Trends in Otitis Media and Mastoiditis
Mastoiditis is uncommon, and fewer than one third of children who develop it have recent diagnoses of AOM.
Has the watch-and-wait approach to managing children with acute otitis media (AOM) increased the incidence of mastoiditis? Investigators used a general practice U.K. database of more than 2.5 million children (age range, 3 months to 15 years) to examine trends in diagnosis of AOM and mastoiditis from 1990 through 2006.

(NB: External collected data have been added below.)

template <int... I, class F> __device__ __forceinline__ void gd_static_for_impl(std::integer_sequence<int, I...>, F &&f) {
    (f(std::integral_constant<int, I>{}), ...);
}
template <int N, class F> __device__ __forceinline__ void gd_static_for(F &&f) {
    gd_static_for_impl(std::make_integer_sequence<int, N>{}, static_cast<F &&>(f));
}

constexpr int GD_LDS = 4 * P_IMG;

template <int FM, int FN = 8> struct GdPlan {
    static_assert(FN == 8 || (FM == 8 && FN >= 5 && FN <= 7), "narrow tiles exist for the 256-row tile only");
    static constexpr int NS = 2 * FN * FM, NR = FN + FM, NP = FN + FM;
    static constexpr int RS1 = (FM == 8 && FN >= 7) ? 2 : 1;
    static constexpr int B1 = FM != 8 ? 16 : (FN == 8 ? 36 : FN == 7 ? 32 : FN == 6 ? 16 : 13), D0 = B1;
    static constexpr int DS = FM == 8 ? 4 : 2;
    static constexpr int B2 = FM != 8 ? 42 : (FN == 8 ? 100 : FN == 7 ? 94 : FN == 6 ? 78 : 66), R0 = B2;
    static_assert(R0 >= FN * FM, "the next tile's slice 0 replaces this tile's only after its MFMAs");
    static_assert((NR - 1) * RS1 < B1, "slice 1 is in registers before barrier 1");
    static_assert(D0 + NP * DS <= B2, "every piece is issued before the vmcnt of barrier 2");
    static_assert(R0 + NR <= NS, "the next tile's slice 0 is in registers before the k-step ends");
};

__device__ __forceinline__ int gd_xcd_major(int bid, int nwg) {
    const int full = (nwg >> 8) << 8;
    if (bid < full) {
        const int i = bid >> 3;
        return (((i >> 5) << 3) + (bid & 7)) * 32 + (i & 31);
    }
    const int rest = nwg - full, r = bid - full, q = rest >> 3, rr = rest & 7, xcd = r & 7;
    return full + (xcd < rr ? xcd * (q + 1) : rr * (q + 1) + (xcd - rr) * q) + (r >> 3);
}
template <int PM, int PN> __device__ __forceinline__ void gd_patch_walk(int v, int tiles_m, int tiles_n, int &tm, int &tn) {
    const int col_tiles = tiles_m * PN, pcs = tiles_n / PN, prs = tiles_m / PM;
    int pc = v / col_tiles, w = PN;
    if (pc >= pcs) { pc = pcs; w = tiles_n - pcs * PN; }
    const int v1 = v - pc * col_tiles;
    int pr = v1 / (PM * w), h = PM;
    if (pr >= prs) { pr = prs; h = tiles_m - prs * PM; }
    const int v2 = v1 - pr * PM * w;
    tm = pr * PM + v2 % h;
    tn = pc * PN + v2 / h;
}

Of 854 children with diagnoses of mastoiditis, only 36% had received diagnoses of AOM during the previous 3 months. During the 16-year study, the incidence of mastoiditis remained stable (average incidence, 1.2 per 10,000 child-years), whereas the incidence of AOM diagnoses declined 34%, and the proportion of children with AOM who were treated with antibiotics declined significantly from 77% to 58%. Risk for developing mastoiditis was 53% lower in children with AOM who received antibiotics than in children with AOM who did not receive antibiotics (1.8 vs. 3.8 per 10,000 episodes). However, the authors estimate that 4831 children with AOM would have to be treated with antibiotics to prevent one case of mastoiditis.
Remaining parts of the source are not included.